For the next strategy, we could imagine a schema taking all values from both topics, and depending on the source, exposing different attributes. Thanks to this big schema and implementation of data processing logic inside the data type, we can keep one data processing logic. The solution could also work with SQL's CASE/WHEN operation but the case class version is more readable and that's why I will show only this one in the following snippet:

  case class SharedEntryData(lower: Option[String], upper: Option[String],
                             number: Option[Int], next_number: Option[Int]) {
    def topic1Label = s"${lower.orNull} / ${upper.orNull}"
    def topic2Label = s"${number.orNull} / ${next_number.orNull}"
  }
  case class SharedEntry(topic: String, data: SharedEntryData) {
    def toCommonFormat: CommonFormat = {
      if (topic == topic1) {
        CommonFormat(s"letters=${data.topic1Label}")
      } else {
        CommonFormat(s"numbers=${data.topic2Label}")
      }
    }
  }
  case class CommonFormat(label: String)
  import org.apache.spark.sql.types._

  inputMemoryStream.toDS()
    .withColumn("shared_entry", functions.from_json($"value".cast("string"),
      ScalaReflection.schemaFor[SharedEntryData].dataType.asInstanceOf[StructType], Map[String, String]()))
    .select($"topic",  $"shared_entry".as("data")).as[SharedEntry]
    .map(sharedSchema => {
      sharedSchema.toCommonFormat
    })
    .writeStream.format("console").option("truncate", "false")
    .start().awaitTermination()

As you can see, SharedEntryData exposes 2 methods that the SharedEntry class uses in the mapping function, depending on the topic name.

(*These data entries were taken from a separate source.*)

diff --git a/pointdsc_amd/csrc/layer_coop.hip b/pointdsc_amd/csrc/layer_coop.hip
--- a/pointdsc_amd/csrc/layer_coop.hip
+++ b/pointdsc_amd/csrc/layer_coop.hip
@@ -5,6 +5,8 @@
 #include "layer_args.h"
 #include "layer_wave.h"
 #include "ragged.h"
+#include "layer0_chain.h"
+#include "encoder_finish.h"
 
 namespace pdsc {
 
@@ -20,7 +22,7 @@
         for (int e = 0; e < 4; ++e) v[g][e] = QKV ? acc[4 * g + e] : fmaf(cross[4 * g + e], H3_INV, acc[4 * g + e]);
 }
 
-template <bool T, bool H, bool FB_PF, int NB, bool F = false>
+template <bool T, bool H, bool FB_PF, int NB, bool F = false, bool L0 = false, bool FIN = false>
 __global__ __launch_bounds__(64 * LC_WAVES, NB <= 4 ? 2 : 1) void layer_h3_coop_kernel(LayerArgs a) {
     __shared__ __attribute__((aligned(16))) CoopOps ops;
     __shared__ __attribute__((aligned(16))) float Vs_all[LC_WAVES][32 * LW_VLD];
@@ -175,9 +177,35 @@
             for (int e = 0; e < 4; ++e) y3[s][e] = y3[s][e] + v[s][e];
             if constexpr (!H) *reinterpret_cast<f32x4*>(a.feat_out + row * PDSC_CHANNELS + 32 * w + 8 * s + 4 * h) = y3[s];
         }
+        if constexpr (FIN) {
+            static_assert(!H, "the tail-only launch finishes the encoder");
+            f32x4* fin = reinterpret_cast<f32x4*>(&ops.v[1][0][0][0]);
+#pragma unroll
+            for (int s = 0; s < 4; ++s) fin[(4 * w + s) * 64 + lane] = y3[s];
+            __syncthreads();
+            f32x4 full[16];
+#pragma unroll
+            for (int q = 0; q < 16; ++q) full[q] = fin[q * 64 + lane];
+            encoder_finish(a, full, row, (size_t)gw, lane, live, w, w == 0);
+        }
     } else {
-#pragma unroll
-        for (int s = 0; s < 4; ++s) y3[s] = *reinterpret_cast<const f32x4*>(a.feat_in + row * PDSC_CHANNELS + 32 * w + 8 * s + 4 * h);
+        if constexpr (L0) {
+            auto rows = [&](auto kd_c) __attribute__((always_inline)) {
+                constexpr int KD = decltype(kd_c)::value;
+                float x[KD];
+                layer0_load_row<KD>(a.corr_pos, (long long)row, a.in_dim, x);
+#pragma unroll
+                for (int s = 0; s < 4; ++s) {
+                    y3[s] = layer0_piece<KD>(x, a.w0, a.b0, 32 * w + 8 * s + 4 * h);
+                    __builtin_amdgcn_sched_barrier(0);
+                }
+            };
+            if (layer0_kd(a.in_dim) == 8) rows(std::integral_constant<int, 8>{});
+            else rows(std::integral_constant<int, 16>{});
+        } else {
+#pragma unroll
+            for (int s = 0; s < 4; ++s) y3[s] = *reinterpret_cast<const f32x4*>(a.feat_in + row * PDSC_CHANNELS + 32 * w + 8 * s + 4 * h);
+        }
     }
 
     if constexpr (H) {
@@ -289,12 +317,24 @@
     const dim3 grid(a.bs * ceil_div(a.N, 32)), block(64 * LC_WAVES);
     switch (layer_h3_form(a, tail, head)) {
         case H3Form::FoldTailHeadPF: hipLaunchKernelGGL((layer_h3_coop_kernel<true, true, true, 4, true>), grid, block, 0, st, a); break;
-        case H3Form::FoldHeadPF: hipLaunchKernelGGL((layer_h3_coop_kernel<false, true, true, 4, true>), grid, block, 0, st, a); break;
-        case H3Form::FoldTail: hipLaunchKernelGGL((layer_h3_coop_kernel<true, false, false, 4, true>), grid, block, 0, st, a); break;
+        case H3Form::FoldHeadPF:
+            if (a.corr_pos) hipLaunchKernelGGL((layer_h3_coop_kernel<false, true, true, 4, true, true>), grid, block, 0, st, a);
+            else hipLaunchKernelGGL((layer_h3_coop_kernel<false, true, true, 4, true>), grid, block, 0, st, a);
+            break;
+        case H3Form::FoldTail:
+            if (a.normed) hipLaunchKernelGGL((layer_h3_coop_kernel<true, false, false, 4, true, false, true>), grid, block, 0, st, a);
+            else hipLaunchKernelGGL((layer_h3_coop_kernel<true, false, false, 4, true>), grid, block, 0, st, a);
+            break;
         case H3Form::TailHeadPF: hipLaunchKernelGGL((layer_h3_coop_kernel<true, true, true, 4>), grid, block, 0, st, a); break;
-        case H3Form::HeadPF: hipLaunchKernelGGL((layer_h3_coop_kernel<false, true, true, 4>), grid, block, 0, st, a); break;
+        case H3Form::HeadPF:
+            if (a.corr_pos) hipLaunchKernelGGL((layer_h3_coop_kernel<false, true, true, 4, false, true>), grid, block, 0, st, a);
+            else hipLaunchKernelGGL((layer_h3_coop_kernel<false, true, true, 4>), grid, block, 0, st, a);
+            break;
         case H3Form::TailHead: hipLaunchKernelGGL((layer_h3_coop_kernel<true, true, false, 4>), grid, block, 0, st, a); break;
-        case H3Form::Tail: hipLaunchKernelGGL((layer_h3_coop_kernel<true, false, false, 4>), grid, block, 0, st, a); break;
+        case H3Form::Tail:
+            if (a.normed) hipLaunchKernelGGL((layer_h3_coop_kernel<true, false, false, 4, false, false, true>), grid, block, 0, st, a);
+            else hipLaunchKernelGGL((layer_h3_coop_kernel<true, false, false, 4>), grid, block, 0, st, a);
+            break;
         case H3Form::Head: hipLaunchKernelGGL((layer_h3_coop_kernel<false, true, false, 4>), grid, block, 0, st, a); break;
         case H3Form::Unserved: return PDSC_ERR_ARG;
     }
diff --git a/pointdsc_amd/csrc/layer_h3.hip b/pointdsc_amd/csrc/layer_h3.hip
--- a/pointdsc_amd/csrc/layer_h3.hip
+++ b/pointdsc_amd/csrc/layer_h3.hip
@@ -5,6 +5,8 @@
 #include "merge_partials.h"
 #include "layer_args.h"
 #include "layer_wave.h"
+#include "layer0_chain.h"
+#include "encoder_finish.h"
 
 namespace pdsc {
 
@@ -16,7 +18,8 @@
 template <bool F = false>
 constexpr int stage_tiles(int stage) { return stage == ST_FC1 || stage == ST_FC2 ? 2 : stage == ST_FC3 || stage == ST_PCN ? 4 : F ? 10 : 12; }
 
-template <bool T, bool H, bool TRACE = false, int PIPE = 6, int EXP = 0, bool FB_PF = false, int NWV = LW_WAVES, int NBUF = 2, bool F = false>
+template <bool T, bool H, bool TRACE = false, int PIPE = 6, int EXP = 0, bool FB_PF = false, int NWV = LW_WAVES, int NBUF = 2, bool F = false,
+          bool L0 = false, bool FIN = false>
 __global__ __launch_bounds__(64 * NWV, NBUF > 2 ? 1 : 2) void layer_h3_kernel(LayerArgs a) {
     __shared__ __attribute__((aligned(16))) float Vs_all[NWV][32 * LW_VLD];
     const int lane = threadIdx.x & 63;
@@ -110,8 +113,21 @@
             });
         }
     } else {
-#pragma unroll
-        for (int q = 0; q < 16; ++q) y3[q] = *reinterpret_cast<const f32x4*>(a.feat_in + row * PDSC_CHANNELS + 8 * q + 4 * h);
+        static_assert(!L0 || (H && !T), "layer0 is formed by the head-only launch");
+        if constexpr (L0) {
+            auto rows = [&](auto kd_c) __attribute__((always_inline)) {
+                constexpr int KD = decltype(kd_c)::value;
+                float x[KD];
+                layer0_load_row<KD>(a.corr_pos, (long long)row, a.in_dim, x);
+#pragma unroll
+                for (int q = 0; q < 16; ++q) y3[q] = layer0_piece<KD>(x, a.w0, a.b0, 8 * q + 4 * h);
+            };
+            if (layer0_kd(a.in_dim) == 8) rows(std::integral_constant<int, 8>{});
+            else rows(std::integral_constant<int, 16>{});
+        } else {
+#pragma unroll
+            for (int q = 0; q < 16; ++q) y3[q] = *reinterpret_cast<const f32x4*>(a.feat_in + row * PDSC_CHANNELS + 8 * q + 4 * h);
+        }
 #pragma unroll
         for (int kk = 0; kk < 8; ++kk) make_kstep<true>(y3[2 * kk], y3[2 * kk + 1], ayh[kk], ayl[kk], rmax);
     }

Of course, this approach also has some drawbacks like a potential overhead of creating instances for such large schemas.

Another and less tricky solution consists of using an application that will convert both schemas into a common one and in that case your application logic will be much simpler. On the other hand, you can risk some of properties like ordering within a partition of every topic.For more complex scenarios, like the ones where you need to process the data before writing it, one of the 3 presented strategies could be useful. None of them is perfect though and depending on your use case, you may end up with another, better adopted approach. If it's the case, I'm really curious about the solutions and feel free to share it in the comments part.